Повели сновиденьям, что разные лики приемлют,
В город Трахины пойти к Альционе царице, принявши
Образ супруга ее. Таково приказанье Юноны.
(XI, 622-630)

«Сладким» называют сон и Гомер, и Вергилий, у Гомера он — «укротитель сердечных тревог» (Илиада. ХХIII). «Особой сладостью» объемлет он и у Вергилия и людей, и богов (Энеида. II). Его принято было изображать крылатым юношей со снотворными маками в руках, часто вместе с богиней Ночи, над которой, по Гомеру, не властен ни один бог. «Влажная, кропящая земли молоком снотворных трав», она у Овидия и богиня, и самый феномен ночи, так же, как и Сон — бог и одновременно состояние сна. Поэт, создавая эти образы, еще окруженные ореолом мифа, уже как бы пробивается к лирике Нового времени.
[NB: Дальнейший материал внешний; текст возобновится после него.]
# JoernZheng/parallel-data-compression-and-decompression

Hardware: AMD Instinct MI355X
Metric: compress+decompress GB/s (raw bytes / (deflate + inflate time)), .zwz bit-exact (higher is better)
Workload: dtype u8; 1 GPU; 10000 x 262144 B text-like files per GPU -> 50000 chunks of <=65535 B (BASELINE configs[2]); chunk_bytes=65535, max_batch_chunks=51200, parallelism=shard-per-gpu x1

## Files before the change

### parallel-data-compression-and-decompression_amd/csrc/inflate_core.h

```cpp
#pragma once
#include "zwz_common.h"

namespace zwz {

constexpr uint32_t kLitFastBits = 10, kDistFastBits = 8;
constexpr uint32_t kBatch = 64;

enum InflateStatus : uint32_t {
    kInfEnd = 0,
    kInfNeedInput = 1,
    kInfDataError = 2,
    kInfOverflow = 3,
    kInfRunning = 4,
    kInfPending = 5
};

struct InflateTables {
    uint16_t lit_fast[1u << kLitFastBits];
    uint16_t dist_fast[1u << kDistFastBits];
    uint16_t lit_count[16], dist_count[16];
    uint16_t lit_sym[288], dist_sym[32];
    uint16_t lit_walk[2], dist_walk[2];
};

// ... 69 lines not shown
            uint32_t rev = bit_reverse(code, l);
            uint16_t e = (uint16_t)((sorted[idx] << 4) | l);
            for (uint32_t j = rev; j < (1u << fast_bits); j += 1u << l) fast[j] = e;
        }
        code <<= 1;
    }
    return left > 0 ? 1 : 0;
}

constexpr uint32_t kPkLit = 0, kPkMatch = 1, kPkEob = 2, kPkNone = 3, kPkErr = 5, kPkLen = 7;
ZWZ_HD uint16_t pack_lit_entry(uint32_t e ) {
    if (e == 0) return (uint16_t)(kPkNone << 13);
    const uint32_t l = e & 15u, s = e >> 4;
    const uint32_t kind = s < 256u ? kPkLit : s == 256u ? kPkEob : s < 286u ? kPkLen : kPkErr;
    return (uint16_t)(kind << 13 | s << 4 | (l + (kind == kPkLen ? length_extra_bits(s - 257u) : 0u)));
}
ZWZ_HD uint16_t pack_dist_entry(uint32_t e) {
    if (e == 0) return (uint16_t)(kPkNone << 13);
    const uint32_t l = e & 15u, d = e >> 4;
    return (uint16_t)((d < 30u ? kPkMatch : kPkErr) << 13 | d << 5 | (l + (d < 30u ? dist_extra_bits(d) : 0u)));
}
ZWZ_HD uint32_t unpack_lit_entry(uint32_t e) {
    const uint32_t kind = e >> 13, s = (e >> 4) & 511u, skip = e & 15u;
    if (kind == kPkNone) return 0u;
    return s << 4 | (skip - (kind == kPkLen ? length_extra_bits(s - 257u) : 0u));
}
ZWZ_HD uint32_t unpack_dist_entry(uint32_t e) {
    const uint32_t kind = e >> 13, d = (e >> 5) & 31u, skip = e & 31u;
    if (kind == kPkNone) return 0u;
    return d << 4 | (skip - (kind == kPkMatch ? dist_extra_bits(d) : 0u));
}

template <uint32_t kFmt = 0>
ZWZ_HD int decode_symbol(BitReader& br, const uint16_t* fast, uint32_t fast_bits, const uint16_t* count,
                         const uint16_t* sorted) {
    if (br.bits < 15) br.refill();
    uint32_t e = fast[br.peek(fast_bits)];
    if (kFmt == 1u) e = unpack_lit_entry(e); else if (kFmt == 2u) e = unpack_dist_entry(e);
    uint32_t l = e & 15u;
    if (e != 0 && l <= br.bits) { br.drop(l); return (int)(e >> 4); }
    int code = 0, first = 0, index = 0;
    for (uint32_t len = 1; len <= 15; len++) {
        if (br.bits < len) {
            if (len == 1) return -1;
            for (uint32_t l = len; l <= 15; l++) if (count[l]) return -1;
            return -2;
        }
        code |= (int)((br.hold >> (len - 1)) & 1u);
        int c = count[len];
        if (code - c < first) { br.drop(len); return sorted[index + (code - first)]; }
        index += c; first += c; first <<= 1; code <<= 1;
    }
    return -2;
}

struct InflateState {
    BitReader br;
    uint32_t out_pos;
    uint32_t last;
    uint32_t status;
};

ZWZ_HD bool inflate_begin(InflateState& st, const uint8_t* in, uint32_t n, uint32_t ring_mask = 0xffffffffu) {
    st.br.init(in, n, ring_mask); st.out_pos = 0; st.last = 0; st.status = kInfRunning;
    uint32_t cmf, flg;
    if (!st.br.take(8, cmf) || !st.br.take(8, flg)) { st.status = kInfNeedInput; return false; }
    if (((cmf << 8) + flg) % 31u || (cmf & 15u) != 8u || (cmf >> 4) > 7u || (flg & 0x20u)) { st.status = kInfDataError; return false; }
    return true;
}
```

Ирида спешит улететь, ее одолевает сон, его близость всегда усыпляет. Но кого же царю сна послать на землю, ведь среди его слуг масса божков, умеющих, подобно актерам, разыгрывать кто людей, кто животных, а кто и неодушевленные предметы. Есть среди них и бог кошмаров, И вот искусный актер Морфей (на него надает выбор) появляется в образе Кеика над изголовьем спящей Альционы. Принимая вид смертных, олимпийцы и у Гомера подражают их голосу и жестам, но у Овидия все это доведено до артистического совершенства, Морфей-Кеик во всем подобен царю, даже «волна» стекает с его бороды, он употребляет любимые выражения погибшего, воспроизводит характерные движения его рук. Здесь перед нами Овидий выступает как тонкий ценитель актерского мастерства. Плача, царь умоляет жену о погребении, рассказывая о кораблекрушении. Потрясенная Альциона выходит утром на берег, вспоминая сцену расставания, и вдруг видит плывущее тело, жалея родных утонувшего, она всматривается — и вдруг узнает в погибшем Кеика. В отчаянии она вскакивает на высокую дамбу, крылья чайки вырастают у нее от страстного стремления ринуться ему навстречу. Она летит и клювом, как поцелуем, касается его лица. И происходит чудо! Утопленник поднимается ей навстречу.